(Collected data)
○ ○ ○ ○ ○

template <typename T, bool OVERWRITE>
__global__ __launch_bounds__(256) void grad_accumulate_kernel(const AccTable t) {
    constexpr int VEC = Vec<T>::N, PIECES = 4;
    int ti = 0;
#pragma unroll 1
    while (ti + 1 < t.count && (int)blockIdx.x >= t.block_start[ti + 1]) ti++;
    const long long n = t.n[ti];
    const long long base = (long long)((int)blockIdx.x - t.block_start[ti]) * kAdamChunk;
    const long long end = min(n, base + (long long)kAdamChunk);
    const T* g = (const T*)t.g[ti];
    float* a = t.a[ti];
    const float s = t.scale;
    auto lda = [&](long long i, float (&o)[VEC]) {
#pragma unroll
        for (int c = 0; c < VEC / 4; c++) {
            float part[4];
            Vec<float>::load_nt(a + i + c * 4, part);
#pragma unroll
            for (int e = 0; e < 4; e++) o[c * 4 + e] = part[e];
        }
    };
    auto sta = [&](long long i, const float (&o)[VEC]) {
#pragma unroll
        for (int c = 0; c < VEC / 4; c++) {
            float part[4];
#pragma unroll
            for (int e = 0; e < 4; e++) part[e] = o[c * 4 + e];
            Vec<float>::store_nt(a + i + c * 4, part);
        }
    };
    auto fold = [&](float gf, float af) { return OVERWRITE ? s * gf : fmaf(s, gf, af); };
    long long tail = base;
    if (((uintptr_t)g | (uintptr_t)a) % 16 == 0) {
        const long long vend = base + (end - base) / VEC * VEC;
        tail = vend;
        long long i = base + (long long)threadIdx.x * VEC;
        for (; i + (PIECES - 1) * 256 * VEC < vend; i += PIECES * 256 * VEC) {
            float gf[PIECES][VEC], af[PIECES][VEC];
#pragma unroll
            for (int k = 0; k < PIECES; k++) Vec<T>::load_nt(g + i + k * 256 * VEC, gf[k]);
            if constexpr (!OVERWRITE) {
#pragma unroll
                for (int k = 0; k < PIECES; k++) lda(i + k * 256 * VEC, af[k]);
            }
#pragma unroll
            for (int k = 0; k < PIECES; k++) {
#pragma unroll
                for (int e = 0; e < VEC; e++) af[k][e] = fold(gf[k][e], OVERWRITE ? 0.f : af[k][e]);
                sta(i + k * 256 * VEC, af[k]);
            }
        }
        for (; i < vend; i += 256 * VEC) {
            float gf[VEC], af[VEC];
            Vec<T>::load_nt(g + i, gf);
            if constexpr (!OVERWRITE) lda(i, af);
#pragma unroll
            for (int e = 0; e < VEC; e++) af[e] = fold(gf[e], OVERWRITE ? 0.f : af[e]);
            sta(i, af);
        }
    }
    for (long long i = tail + threadIdx.x; i < end; i += 256)
        a[i] = fold(to_f32(g[i]), OVERWRITE ? 0.f : a[i]);
}

static long long grad_slots(int n_tensors, const long long* numels) {
    long long slots = 0;
    for (int i = 0; i < n_tensors; i++)
        if (numels[i] > 0) slots += (numels[i] + kAdamChunk - 1) / kAdamChunk;
    return slots;
}

template <typename F>
static int grad_launches(const char* what, int n_tensors, void* const* grads, const long long* numels, GradTable& t, F&& launch) {
    FF_CHECK(n_tensors >= 0 && (n_tensors == 0 || (grads && numels)), FF_ERR_SHAPE, "%s: null argument", what);
    long long slot = 0;
    int i = 0;
    while (i < n_tensors) {
        int cnt = 0;
        long long blocks = 0;
        while (i < n_tensors && cnt < kAdamTensors) {
            if (numels[i] > 0) {
                const long long b = (numels[i] + kAdamChunk - 1) / kAdamChunk;
                FF_CHECK(b <= kGradMaxBlocks, FF_ERR_SHAPE, "%s: tensor %d has %lld elements", what, i, numels[i]);
                if (blocks + b > kGradMaxBlocks) break;
                FF_CHECK(grads[i], FF_ERR_SHAPE, "%s: tensor %d has a null pointer", what, i);
                t.g[cnt] = grads[i]; t.n[cnt] = numels[i];
                t.block_start[cnt] = (int)blocks;
                blocks += b;
                cnt++;
            }
            i++;
        }
        if (!cnt) break;
        t.block_start[cnt] = (int)blocks;
        t.count = cnt;
        launch(t, (int)blocks, slot);
        FF_TRY(check_launch(what));
        slot += blocks;
    }
    return FF_OK;
}

}

extern "C" int ff_adamw_step(const ff_adamw_desc* d, void* const* params, const void* const* grads, void* const* exp_avg,
                             void* const* exp_avg_sq, const long long* numels, ff_stream_t stream) {
    return ff::adamw_launch(d, d ? d->dtype : 0, params, grads, exp_avg, exp_avg_sq, nullptr, nullptr, nullptr, numels, (hipStream_t)stream);
}
extern "C" int ff_adamw_step_mixed(const ff_adamw_desc* d, int state_dtype, void* const* params, const void* const* grads, void* const* exp_avg,
                                   void* const* exp_avg_sq, float* const* master, const float* lr_dev, const long long* numels,
                                   ff_stream_t stream) {
    return ff::adamw_launch(d, state_dtype, params, grads, exp_avg, exp_avg_sq, master, lr_dev, nullptr, numels, (hipStream_t)stream);
}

○ ○ ○ ○ ○

The lines above from the one containing "auto sta = [&](long" through the one containing "float gf[VEC], af[VEC];" are to be set down exactly, and no others.

    auto sta = [&](long long i, const float (&o)[VEC]) {
#pragma unroll
        for (int c = 0; c < VEC / 4; c++) {
            float part[4];
#pragma unroll
            for (int e = 0; e < 4; e++) part[e] = o[c * 4 + e];
            Vec<float>::store_nt(a + i + c * 4, part);
        }
    };
    auto fold = [&](float gf, float af) { return OVERWRITE ? s * gf : fmaf(s, gf, af); };
    long long tail = base;
    if (((uintptr_t)g | (uintptr_t)a) % 16 == 0) {
        const long long vend = base + (end - base) / VEC * VEC;
        tail = vend;
        long long i = base + (long long)threadIdx.x * VEC;
        for (; i + (PIECES - 1) * 256 * VEC < vend; i += PIECES * 256 * VEC) {
            float gf[PIECES][VEC], af[PIECES][VEC];
#pragma unroll
            for (int k = 0; k < PIECES; k++) Vec<T>::load_nt(g + i + k * 256 * VEC, gf[k]);
            if constexpr (!OVERWRITE) {
#pragma unroll
                for (int k = 0; k < PIECES; k++) lda(i + k * 256 * VEC, af[k]);
            }
#pragma unroll
            for (int k = 0; k < PIECES; k++) {
#pragma unroll
                for (int e = 0; e < VEC; e++) af[k][e] = fold(gf[k][e], OVERWRITE ? 0.f : af[k][e]);
                sta(i + k * 256 * VEC, af[k]);
            }
        }
        for (; i < vend; i += 256 * VEC) {
            float gf[VEC], af[VEC];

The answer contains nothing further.